__Stored data entries__
═══

@@ -892,8 +964,9 @@
   epi.mn3d = mn3d ? 1 : 0;
   const int units = sm_count();
   const int grid = total < units ? total : units;
-  const int in_bytes = epi_in_bytes(d, BN);
-  const SmemPlan sp = plan_smem(BN, MODE != 1, kiters, (d.reserved >> 8) & 15, in_bytes);
+  const bool bulk = MODE == 1 && !DET && wgrad_bulk(d);
+  const int in_bytes = MODE == 1 ? (bulk ? WG_STAGING_BYTES : 0) : epi_in_bytes(d, BN);
+  const SmemPlan sp = MODE == 1 ? plan_wgrad(BN, kiters, (d.reserved >> 8) & 15, bulk) : plan_smem(BN, true, kiters, (d.reserved >> 8) & 15, in_bytes);
   const int kch = sp.kch, stages = sp.stages;
   if (stages < 2) {
     set_error("cb_gemm: not enough shared memory for a 2-stage pipeline (BN=%d, epilogue %d B + inputs %d B)", BN, sp.epi_bytes,
@@ -903,7 +976,7 @@
   const int smem_bytes = stages * kch * Cfg::STAGE_BYTES + sp.n_in * in_bytes + sp.epi_bytes + Cfg::BAR_BYTES + 1024;
   if constexpr (MODE == 1)
     launch_gemm_k(kern, grid, GEMM_THREADS, smem_bytes, stream, ta, tb, d.m, d.n, d.k, d.ntaps, d.tap_w, d.tap_sign, iters_per_split,
-                  tiles_m, tiles_n, total, stages, kch, epi, ws);
+                  tiles_m, tiles_n, total, stages, kch, epi, ws, bulk ? 1 : 0);
   else
     launch_gemm_k(kern, grid, PP_THREADS, smem_bytes, stream, ta, tb, tr, tx, d.m, d.n, d.k, d.ntaps, d.tap_w, d.tap_sign, tiles_m,
                   tiles_n, total, stages, kch, sp.n_in, epi);
@@ -933,7 +1006,8 @@
       const int real_sp = wgrad ? ceil_div(kc, ips) : 1;
       const int64_t tiles = base * real_sp;
       const double rounds = static_cast<double>((tiles + units - 1) / units);
-      const SmemPlan pl = plan_smem(bn, !wgrad, ips, (d.reserved >> 8) & 15, epi_in_bytes(d, bn));
+      const SmemPlan pl = wgrad ? plan_wgrad(bn, ips, (d.reserved >> 8) & 15, wgrad_bulk(d))
+                                : plan_smem(bn, true, ips, (d.reserved >> 8) & 15, epi_in_bytes(d, bn));
       if (pl.stages < 2) continue;
       const double shallow = (pl.stages * pl.kch < 3 && ips > 2) ? 3.0 : 1.0;
       const double stage_cost = 450.0 + pl.kch * pl.chunk_bytes / 60.0;
@@ -1000,7 +1074,8 @@
 
 template <int BN, bool DET = false>
 __global__ void __launch_bounds__(GEMM_THREADS, 1)
-    wgrad_group_kernel(const __grid_constant__ WgradGroup g, int STAGES, int KCH, const __grid_constant__ WgradWorkspace ws) {
+    wgrad_group_kernel(const __grid_constant__ WgradGroup g, int STAGES, int KCH, const __grid_constant__ WgradWorkspace ws, int bulk_epi,
+                       long long* dbg) {
   using Cfg = GemmCfg<BN>;
   extern __shared__ uint8_t smem_raw[];
   uint8_t* smem = reinterpret_cast<uint8_t*>((reinterpret_cast<uintptr_t>(smem_raw) + 1023) & ~static_cast<uintptr_t>(1023));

═══

__Try it__
Your answer should consist solely of the lines above from the line with "epi.mn3d = mn3d ? 1 : 0;" to the line with "0) : epi_in_bytes(d, BN);", both included, reproduced exactly.

__Problem solution__
   epi.mn3d = mn3d ? 1 : 0;
   const int units = sm_count();
   const int grid = total < units ? total : units;
-  const int in_bytes = epi_in_bytes(d, BN);
-  const SmemPlan sp = plan_smem(BN, MODE != 1, kiters, (d.reserved >> 8) & 15, in_bytes);
+  const bool bulk = MODE == 1 && !DET && wgrad_bulk(d);
+  const int in_bytes = MODE == 1 ? (bulk ? WG_STAGING_BYTES : 0) : epi_in_bytes(d, BN);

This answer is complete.